Redes sociales ¿perjudiciales?

“Hablar del suicidio significa hacer debates argumentados, salir a los medios de comunicación diciendo que prevenible, que podemos trabajarlo, que se puede generar esperanza en personas que ahora mismo están desesperadas”, subraya Luengo. 
Esto mismo es aplicable a las redes sociales. “El problema que tienen es la dificultad de controlar todo lo que hay en ellas”, indica el experto, quien advierte que en Tik Tok y otras aplicaciones “están apareciendo influencers y toda cada suerte de gurús que suelen ser gente sin ningún tipo de formación ni conocimiento que hablan sobre qué hacer ante determinadas situaciones relacionadas con la salud mental”. Estos mensajes pueden ejercer una influencia deletérea en los adultos y, sobre todo, en los menores.  
En conclusión, las redes sociales pueden resultar de gran ayuda de cara a la prevención del suicidio, pero “con mensajes que hayan sido adecuadamente elaborados, pensados, filtrados y garantizados por parte de organismos internacionales acreditados o en el contexto, por ejemplo, de los planes de prevención que han puesto en marcha las comunidades autónomas”. 

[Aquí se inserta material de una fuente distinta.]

constexpr int VIS_LDS_BYTES = 64 * VT_LD * 8;
__device__ __forceinline__ void vis_eval_body(const Dev &d, int mode, unsigned char *smt, long long *rowoff, int *rlm, int *rspan, int vblock) {
  const int v = vblock * 64 + threadIdx.x;
  const long long t_entry = d.dbg ? clock64() : 0ll;
  constexpr int LDS_BYTES = VIS_LDS_BYTES;
  double *wcs = reinterpret_cast<double *>(smt);
  const bool at_cand = mode == LIN_SPEC;
  const double *quat = at_cand ? d.cquat : d.quat, *pos = at_cand ? d.cpos : d.pos, *ldp = at_cand ? d.cld : d.ld;
  double c = 0.0;
  int ksj = 0, my_lm = -1, my_anc = -1;
  bool on = false, costed = false;
  const int wu = d.vb_win[vblock];
  const Lm &lmw = d.lm[wu];
  const WinMeta &m = d.wins[wu];
  if (!lin_run(lmw, mode)) return;
  const bool jac = !lin_cost_only(lmw, mode, d.prm);
  const int tgw = lin_target(lmw, mode);
  if (v < d.Vtot && d.v_win[v] >= 0) {
    {
      int sj;
      double uj;
      const int rowj = d.v_rowj[v];
      vis_times(m, d.v_tj[v], rowj, ldp[wu], sj, uj);
      sj = max(0, min(sj, m.K - 4));
      SegConstLazy scj;
      seg_const_lazy(d.lkd + 3 * (m.knot0 + sj), d.kjri + 9 * (m.knot0 + sj), scj);
      double dmax = 0.0;
#pragma unroll
      for (int i = 0; i < 3; ++i) dmax = fmax(dmax, dot(scj.d[i], scj.d[i]));
      const bool small = __ballot(dmax >= 0.25) == 0ull;
      const double *qj = quat + 4 * (m.knot0 + sj), *pj = pos + 3 * (m.knot0 + sj);
      const Q4 q0 = qmk(qj[0], qj[1], qj[2], qj[3]);
      V3 p[4];
#pragma unroll
      for (int i = 0; i < 4; ++i) p[i] = mk(pj[3 * i], pj[3 * i + 1], pj[3 * i + 2]);
      const int anc = d.v_anc[v];
      const double *rec = reinterpret_cast<const double *>(__builtin_assume_aligned(d.arec + (size_t)anc * AREC, 16));
      M3 RCIT;
      {
        const M3 R = q2R(qmk(m.q_CI[0], m.q_CI[1], m.q_CI[2], m.q_CI[3]));
#pragma unroll
        for (int a = 0; a < 3; ++a)
#pragma unroll
          for (int b = 0; b < 3; ++b) RCIT.m[3 * a + b] = R.m[3 * b + a];
      }
      const V3 p_CI = mk(m.p_CI[0], m.p_CI[1], m.p_CI[2]);
      const double pjx = d.v_obs[v], pjy = d.v_obs[(size_t)d.Vtot + v], ca = d.v_cauchy[v];
      double r[2];
      if (jac) {
        VisRecSink sink{wcs + VT_LD * threadIdx.x};
        on = true;
        my_lm = d.v_lm[v];
        my_anc = anc;
        if (small) c = vis_block_eval<true>(rec, q0, p, scj, uj, m.inv_dt, RCIT, p_CI, m.img_w, ca, pjx, pjy, (double)rowj, r, true, sink);
        else c = vis_block_eval<false>(rec, q0, p, scj, uj, m.inv_dt, RCIT, p_CI, m.img_w, ca, pjx, pjy, (double)rowj, r, true, sink);
        sink.J[VB_RES] = r[0]; sink.J[VB_RES + 1] = r[1];
        d.vsj[v] = sj;
        ksj = sj;
      } else {
        VisNullSink nsink;
        costed = true;
        c = vis_block_eval<false>(rec, q0, p, scj, uj, m.inv_dt, RCIT, p_CI, m.img_w, ca, pjx, pjy, (double)rowj, r, false, nsink);
      }
    }
  }
  {
    const int lane = threadIdx.x;
    const unsigned long long on_mask = __ballot(on);
    if (on_mask != 0 || __any(costed)) {
      double cs = c;
#pragma unroll
      for (int off = 32; off > 0; off >>= 1) cs += __shfl_xor(cs, off);
      if (lane == 0) d.vis_cost[vblock] = cs;
    }
    if (on_mask == 0) return;
    const int P = m.P, ldw = m.ldw, lm0 = m.lm0, u0 = m.u0;
    const long long W0 = m.W0;
    double *Wset = d.WS[tgw];
    double *Hllset = d.HllS[tgw], *gset = d.gS[tgw];
    long long *dbg = (d.dbg && vblock == 1000) ? d.dbg + 32 : nullptr;
    if (dbg && lane == 0) { dbg[-1] = t_entry; dbg[0] = clock64() + (long long)(c * 0); }
    lds_wave_sync();
    double wj[24], s6[6];
    {
      const double *Jl = wcs + VT_LD * lane;
      const double jr0 = Jl[VB_RHO], jr1 = Jl[VB_RHO + 1];
#pragma unroll
      for (int cc = 0; cc < 12; ++cc) wj[cc] = jr0 * Jl[VB_JROT + 2 * cc] + jr1 * Jl[VB_JROT + 2 * cc + 1];
#pragma unroll
      for (int b = 0; b < 3; ++b) s6[b] = jr0 * Jl[VB_AT + 2 * b] + jr1 * Jl[VB_AT + 2 * b + 1];
#pragma unroll
      for (int k = 0; k < 4; ++k) {
        const double cp1 = Jl[VB_CP1 + k];
#pragma unroll
        for (int b = 0; b < 3; ++b) wj[12 + 3 * k + b] = -(cp1 * s6[b]);
      }
      s6[3] = jr0 * Jl[VB_LD] + jr1 * Jl[VB_LD + 1];
      s6[4] = jr0 * jr0 + jr1 * jr1;
      s6[5] = jr0 * Jl[VB_RES] + jr1 * Jl[VB_RES + 1];
    }
    double hg[40];
    int ksi, my_row, my_klo, my_khi;
    {
      const double *rec = reinterpret_cast<const double *>(__builtin_assume_aligned(d.arec + (size_t)max(my_anc, 0) * AREC, 16));
#pragma unroll
      for (int e = 0; e < 40; ++e) hg[e] = rec[AR_GR + e];
      ksi = d.a_s[max(my_anc, 0)];
      my_row = d.lm_pos[lm0 + max(my_lm, 0)];
      my_klo = d.lm_klo[lm0 + my_row]; my_khi = d.lm_khi[lm0 + my_row];
    }
    const int prev_lm = __shfl_up(my_lm, 1), prev_anc = __shfl_up(my_anc, 1);
    const bool head = on && (lane == 0 || prev_lm != my_lm), head_a = on && (lane == 0 || prev_anc != my_anc);
    const unsigned long long heads = __ballot(head), heads_a = __ballot(head_a);
    const int ord = __popcll(heads & ((2ull << lane) - 1ull)) - 1;
    const int nlm = __popcll(heads);
    const int ha = 63 - __clzll((long long)(heads_a & ((2ull << lane) - 1ull)));
    int maxlen = on ? lane - ha + 1 : 0;
#pragma unroll
    for (int off = 32; off > 0; off >>= 1) maxlen = max(maxlen, __shfl_xor(maxlen, off));
    maxlen = __builtin_amdgcn_readfirstlane(maxlen);
    for (int off = 1; off < maxlen; off <<= 1) {
      const int oh = __shfl_down(on ? ha : -1, off);
      const bool take = on && (lane + off < 64) && oh == ha;
#pragma unroll
      for (int cc = 0; cc < 6; ++cc) { const double o = __shfl_down(s6[cc], off); s6[cc] += take ? o : 0.0; }
    }
    if (dbg && lane == 0) dbg[1] = clock64() + (long long)(s6[0] * 0);
    {
      double *dst = d.Jt + (size_t)(vblock * 64) * VT_ROWS;
      constexpr int HP = VT_ROWS / 2;
#pragma unroll 4
      for (int k = 0; k < HP; ++k) {
        const int i = k * 64 + lane, bl = i / HP, r = 2 * (i - bl * HP);
        VecN<double, 2> pr;
        pr.v[0] = wcs[VT_LD * bl + r];
        pr.v[1] = wcs[VT_LD * bl + r + 1];
        if ((on_mask >> bl) & 1ull) *reinterpret_cast<VecN<double, 2> *>(dst + (size_t)bl * VT_ROWS + r) = pr;
      }
    }
    if (dbg && lane == 0) dbg[2] = clock64();
    double wi[24];
#pragma unroll
    for (int k = 0; k < 4; ++k)
#pragma unroll
      for (int b = 0; b < 3; ++b) {
        const int cc = 3 * k + b;
        wi[cc] = s6[0] * hg[3 * cc] + s6[1] * hg[3 * cc + 1] + s6[2] * hg[3 * cc + 2];
        wi[12 + cc] = hg[36 + k] * s6[b];
      }
    double *rows = reinterpret_cast<double *>(smt);
    const int SPW = d.max_span6;
    const int RS = SPW + 3;
    const int NR = max(1, min(nlm, ((int)(LDS_BYTES / 8) - 1) / RS));
    if (head) { rowoff[ord] = W0 + (long long)my_row * ldw; rlm[ord] = my_lm; rspan[ord] = (my_klo << 16) | max(my_khi - my_klo + 1, 0); }
    int ri = ksi - my_klo, rj = ksj - my_klo;
    if (on && (rj < 0 || ksj + 3 > my_khi || (head_a && (ri < 0 || ksi + 3 > my_khi)))) atomicAdd(d.span_viol, 1);
    ri = max(0, min(ri, SPW / 6 - 4)); rj = max(0, min(rj, SPW / 6 - 4));
    lds_wave_sync();
    for (int c0 = 0; c0 < nlm; c0 += NR) {
      const int nr = min(NR, nlm - c0);
      for (int i = 2 * lane; i < nr * RS; i += 128) *reinterpret_cast<VecN<double, 2> *>(rows + i) = VecN<double, 2>{{0.0, 0.0}};
      lds_wave_sync();
      if (on && ord >= c0 && ord < c0 + nr) {
        double *row = rows + (size_t)(ord - c0) * RS;
        if (head_a) {
#pragma unroll
          for (int k = 0; k < 4; ++k)
#pragma unroll
            for (int b = 0; b < 3; ++b) {
              atomicAdd(&row[6 * (ri + k) + b], wi[3 * k + b]);
              atomicAdd(&row[6 * (ri + k) + 3 + b], wi[12 + 3 * k + b]);
            }
          atomicAdd(&row[SPW], s6[3]);
          atomicAdd(&row[SPW + 1], s6[4]);
          atomicAdd(&row[SPW + 2], s6[5]);
        }
#pragma unroll
        for (int k = 0; k < 4; ++k)
#pragma unroll
          for (int b = 0; b < 3; ++b) {
            atomicAdd(&row[6 * (rj + k) + b], wj[3 * k + b]);
            atomicAdd(&row[6 * (rj + k) + 3 + b], wj[12 + 3 * k + b]);
          }
      }
      lds_wave_sync();
      if (dbg && lane == 0) dbg[3 + 2 * (c0 / NR)] = clock64();
      {
        for (int rb = 0; rb < nr; rb += 4) {
          const int q = rb + (lane >> 4);
          if (q < nr) {
            const int sp = rspan[c0 + q], k0 = sp >> 16, npair = 3 * (sp & 0xffff);
            double *Wr = Wset + rowoff[c0 + q] + 6 * k0;
            const double *row = rows + (size_t)q * RS;
            for (int cp = lane & 15; cp < npair; cp += 16) {
              VecN<double, 2> rv;
              rv.v[0] = row[2 * cp]; rv.v[1] = row[2 * cp + 1];
              *reinterpret_cast<VecN<double, 2> *>(Wr + 2 * cp) = rv;
            }
          }
        }
        if (lane < nr) {
          const double *row = rows + (size_t)lane * RS;
          const int l = rlm[c0 + lane];
          Wset[rowoff[c0 + lane] + P - 1] = row[SPW];
          Hllset[lm0 + l] = row[SPW + 1];
          gset[u0 + P + l] = row[SPW + 2];
        }
      }
      lds_wave_sync();
      if (dbg && lane == 0) { dbg[4 + 2 * (c0 / NR)] = clock64(); dbg[10] = nlm * 1000000ll; dbg[11] = NR * 1000; }
    }
  }
}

Redes familiares y de amistad

El término de red social se refiere tanto a las aplicaciones virtuales como a las relaciones que las personas establecen a lo largo de su vida. Una red social es, por ejemplo, un grupo de amigos, una familia o los trabajadores de una empresa. Tomando como referencia esta acepción más amplia, llegamos a lo que cada uno de nosotros puede hacer para prevenir el suicidio en su entorno laboral, familiar y de amistades.
“Si entendemos que, en general, la conducta suicida está fundamentada en una experiencia sostenida en el tiempo de dolor, sufrimiento y desvinculación, tenemos que saber detectar bien esos momentos en los que alguien se adentra en el sufrimiento psicológico, se siente quebrado, emocionalmente tocado, empieza a cambiar su vida y empiezan a modificarse de manera sustancial sus rutinas”, explica Luengo.
Asimismo, en el ámbito familiar recomienda generar, en la medida de lo posible, un ambiente en el que “se sustancie la confianza, el diálogo y la conversación” desde que los niños son pequeños. Y en cuanto a la relación con los adolescentes, cree que, en vez de “dar lecciones permanentemente a nuestros hijos, es fundamental que sepan que les podemos escuchar sin juzgarles y que podemos, incluso, comprender sus malos momentos”. 
Esta actitud también es aplicable a las relaciones entre adultos. Las personas que se encuentran en una situación especialmente difícil precisan que les escuchen y acompañen sin juzgarles. “Necesitan sentirse comprendidas y queridas”.